__device__ __noinline__ double gs_corr_lwc(double z1, double a1, double b1, double a2, double b2) {
    const double Q1 = gs_calc_q(a1, b1, z1, sb_lgamma<true>(a1), sb_lgamma<true>(a1 + 1.0));
    const double lg_a2 = sb_lgamma<true>(a2), lg_a21 = sb_lgamma<true>(a2 + 1.0);
    auto f = [&](double z) {
        const double x = z / b2;
        double p1 = 0.0, p0 = 0.0;
        if (x == inf_()) p1 = p0 = 1.0;
        else if (x > 0.0) {
            const double lx = sb_log<true>(x);
            const double pre1 = sb_exp<true>((a2 + 1.0) * lx - x - lg_a21), pre0 = sb_exp<true>(a2 * lx - x - lg_a2);
            p1 = gamma_p_with_prefix(a2 + 1.0, x, pre1);
            p0 = gamma_p_with_prefix(a2, x, pre0);
        }
        const double d = (a2 * b2 * p1 + z * (1.0 - p0)) - Q1;
        return d * d;
    };
// ... 59 lines not shown
    if (lambda <= 0.0) {
        swe = m;
        sca = 1.0 - y0;
    } else if (lambda / scale > 1.3 * shape + 20.0) {
        swe = sca = 0.0;
        return;
    } else {
        const double x = lambda / scale;
        if (shape != lg_key) { lg_key = shape; lg_val = sb_lgamma<true>(shape); }
        lg = lg_val;
        have_lg = true;
        const double pre = gamma_prefix<true>(shape, x, lg);
        y = (x > 0.0) ? gamma_p_with_prefix(shape, x, pre) : 0.0;
        y1 = y - pre / shape;
        swe = m * (1.0 - y1) - lambda * (1 - y);
        sca = (1.0 - y) * (1.0 - y0);
    }
    if (lwd > m) swe *= 1.0 + max_water_frac;
    else if (lwd > 0.0) {
        const double sat = div_by(lwd, inv_mwf);
        const double x = sat / scale;
        if (!have_lg) {
            if (shape != lg_key) { lg_key = shape; lg_val = sb_lgamma<true>(shape); }
            lg = lg_val;
        }
        const double pre = gamma_prefix<true>(shape, x, lg);
        const double ssa = (x == inf_()) ? 1.0 : gamma_p_with_prefix(shape, x, pre);
        const double ssa1 = ssa - pre / shape;
        const double liqwat = max_water_frac * (m * (ssa1 - y1) + sat * (1.0 - ssa) - lambda * (1.0 - y));
        swe += liqwat;
    }
    swe += temp_swe;
    swe *= 1.0 - y0;
}

__device__ __forceinline__ void gs_reset_snow_pack(double& sca, double& lwc, double& alpha, double& sdc_melt_mean, double& acc_melt,
                                                   double& temp_swe, double storage, const PtgskParam& p) {
    if (storage > 1.0e-10) {
        sca = 1.0 - p.initial_bare_ground_fraction;
        sdc_melt_mean = storage / sca;
    } else {
        sca = sdc_melt_mean = 0.0;
    }
    alpha = 1.0 / (p.snow_cv * p.snow_cv);
    temp_swe = lwc = 0.0;
    acc_melt = -1.0;
}

__device__ __forceinline__ double gs_vapour_pressure(double T, double rel_hum) {
    double vapour_pressure = SB2_K(K_VP_A) * (sb_pow8(SB2_K(K_VP_B) * T + SB2_K(K_VP_C)) - SB2_K(K_VP_D) * fabs(SB2_K(K_VP_E) * T + 48.0) + SB2_K(K_VP_F)) * rel_hum;
    if (T < 0.0) vapour_pressure *= 1.0 + SB2_K(K_VP_G) * T + SB2_K(K_VP_H) * T * T;
    return vapour_pressure;
}
__device__ __forceinline__ void gs_energy_terms(const PtgskParam& p, double BB0, double T, double wind_speed, double rel_hum, double& lw, double& tadd) {
    const double tol = SB2_K(K_TOL);
    const double T_k = T + SB2_K(K_KELVIN);
    const double turb = p.wind_scale * wind_speed + p.wind_const;
    const double vapour_pressure = gs_vapour_pressure(T, rel_hum);
    lw = SB2_K(K_LW) * sb_pow_flat<true>(vapour_pressure / T_k, 6.87e-2) * sb_pow4(T_k);
    const double sst = dmin(0.0, SB2_K(K_SST_A) * T - SB2_K(K_SST_B));
    if (sst > -tol) tadd = turb * (T + SB2_K(K_TURB_A) * (vapour_pressure - SB2_K(K_TURB_B))) - BB0;
    else tadd = turb * (T - sst + SB2_K(K_TURB_A) * (vapour_pressure - SB2_K(K_TURB_C) * sb_exp_flat<true>(SB2_K(K_SURF_A) * T - SB2_K(K_SURF_B)))) - SB2_K(K_LW) * sb_pow4(sst + SB2_K(K_KELVIN));
}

• • •

**ABOUT THIS TASK**. Repeat, word for word, every line above.

**TASK RESULT**.
__device__ __noinline__ double gs_corr_lwc(double z1, double a1, double b1, double a2, double b2) {
    const double Q1 = gs_calc_q(a1, b1, z1, sb_lgamma<true>(a1), sb_lgamma<true>(a1 + 1.0));
    const double lg_a2 = sb_lgamma<true>(a2), lg_a21 = sb_lgamma<true>(a2 + 1.0);
    auto f = [&](double z) {
        const double x = z / b2;
        double p1 = 0.0, p0 = 0.0;
        if (x == inf_()) p1 = p0 = 1.0;
        else if (x > 0.0) {
            const double lx = sb_log<true>(x);
            const double pre1 = sb_exp<true>((a2 + 1.0) * lx - x - lg_a21), pre0 = sb_exp<true>(a2 * lx - x - lg_a2);
            p1 = gamma_p_with_prefix(a2 + 1.0, x, pre1);
            p0 = gamma_p_with_prefix(a2, x, pre0);
        }
        const double d = (a2 * b2 * p1 + z * (1.0 - p0)) - Q1;
        return d * d;
    };
// ... 59 lines not shown
    if (lambda <= 0.0) {
        swe = m;
        sca = 1.0 - y0;
    } else if (lambda / scale > 1.3 * shape + 20.0) {
        swe = sca = 0.0;
        return;
    } else {
        const double x = lambda / scale;
        if (shape != lg_key) { lg_key = shape; lg_val = sb_lgamma<true>(shape); }
        lg = lg_val;
        have_lg = true;
        const double pre = gamma_prefix<true>(shape, x, lg);
        y = (x > 0.0) ? gamma_p_with_prefix(shape, x, pre) : 0.0;
        y1 = y - pre / shape;
        swe = m * (1.0 - y1) - lambda * (1 - y);
        sca = (1.0 - y) * (1.0 - y0);
    }
    if (lwd > m) swe *= 1.0 + max_water_frac;
    else if (lwd > 0.0) {
        const double sat = div_by(lwd, inv_mwf);
        const double x = sat / scale;
        if (!have_lg) {
            if (shape != lg_key) { lg_key = shape; lg_val = sb_lgamma<true>(shape); }
            lg = lg_val;
        }
        const double pre = gamma_prefix<true>(shape, x, lg);
        const double ssa = (x == inf_()) ? 1.0 : gamma_p_with_prefix(shape, x, pre);
        const double ssa1 = ssa - pre / shape;
        const double liqwat = max_water_frac * (m * (ssa1 - y1) + sat * (1.0 - ssa) - lambda * (1.0 - y));
        swe += liqwat;
    }
    swe += temp_swe;
    swe *= 1.0 - y0;
}

__device__ __forceinline__ void gs_reset_snow_pack(double& sca, double& lwc, double& alpha, double& sdc_melt_mean, double& acc_melt,
                                                   double& temp_swe, double storage, const PtgskParam& p) {
    if (storage > 1.0e-10) {
        sca = 1.0 - p.initial_bare_ground_fraction;
        sdc_melt_mean = storage / sca;
    } else {
        sca = sdc_melt_mean = 0.0;
    }
    alpha = 1.0 / (p.snow_cv * p.snow_cv);
    temp_swe = lwc = 0.0;
    acc_melt = -1.0;
}

__device__ __forceinline__ double gs_vapour_pressure(double T, double rel_hum) {
    double vapour_pressure = SB2_K(K_VP_A) * (sb_pow8(SB2_K(K_VP_B) * T + SB2_K(K_VP_C)) - SB2_K(K_VP_D) * fabs(SB2_K(K_VP_E) * T + 48.0) + SB2_K(K_VP_F)) * rel_hum;
    if (T < 0.0) vapour_pressure *= 1.0 + SB2_K(K_VP_G) * T + SB2_K(K_VP_H) * T * T;
    return vapour_pressure;
}
__device__ __forceinline__ void gs_energy_terms(const PtgskParam& p, double BB0, double T, double wind_speed, double rel_hum, double& lw, double& tadd) {
    const double tol = SB2_K(K_TOL);
    const double T_k = T + SB2_K(K_KELVIN);
    const double turb = p.wind_scale * wind_speed + p.wind_const;
    const double vapour_pressure = gs_vapour_pressure(T, rel_hum);
    lw = SB2_K(K_LW) * sb_pow_flat<true>(vapour_pressure / T_k, 6.87e-2) * sb_pow4(T_k);
    const double sst = dmin(0.0, SB2_K(K_SST_A) * T - SB2_K(K_SST_B));
    if (sst > -tol) tadd = turb * (T + SB2_K(K_TURB_A) * (vapour_pressure - SB2_K(K_TURB_B))) - BB0;
    else tadd = turb * (T - sst + SB2_K(K_TURB_A) * (vapour_pressure - SB2_K(K_TURB_C) * sb_exp_flat<true>(SB2_K(K_SURF_A) * T - SB2_K(K_SURF_B)))) - SB2_K(K_LW) * sb_pow4(sst + SB2_K(K_KELVIN));
}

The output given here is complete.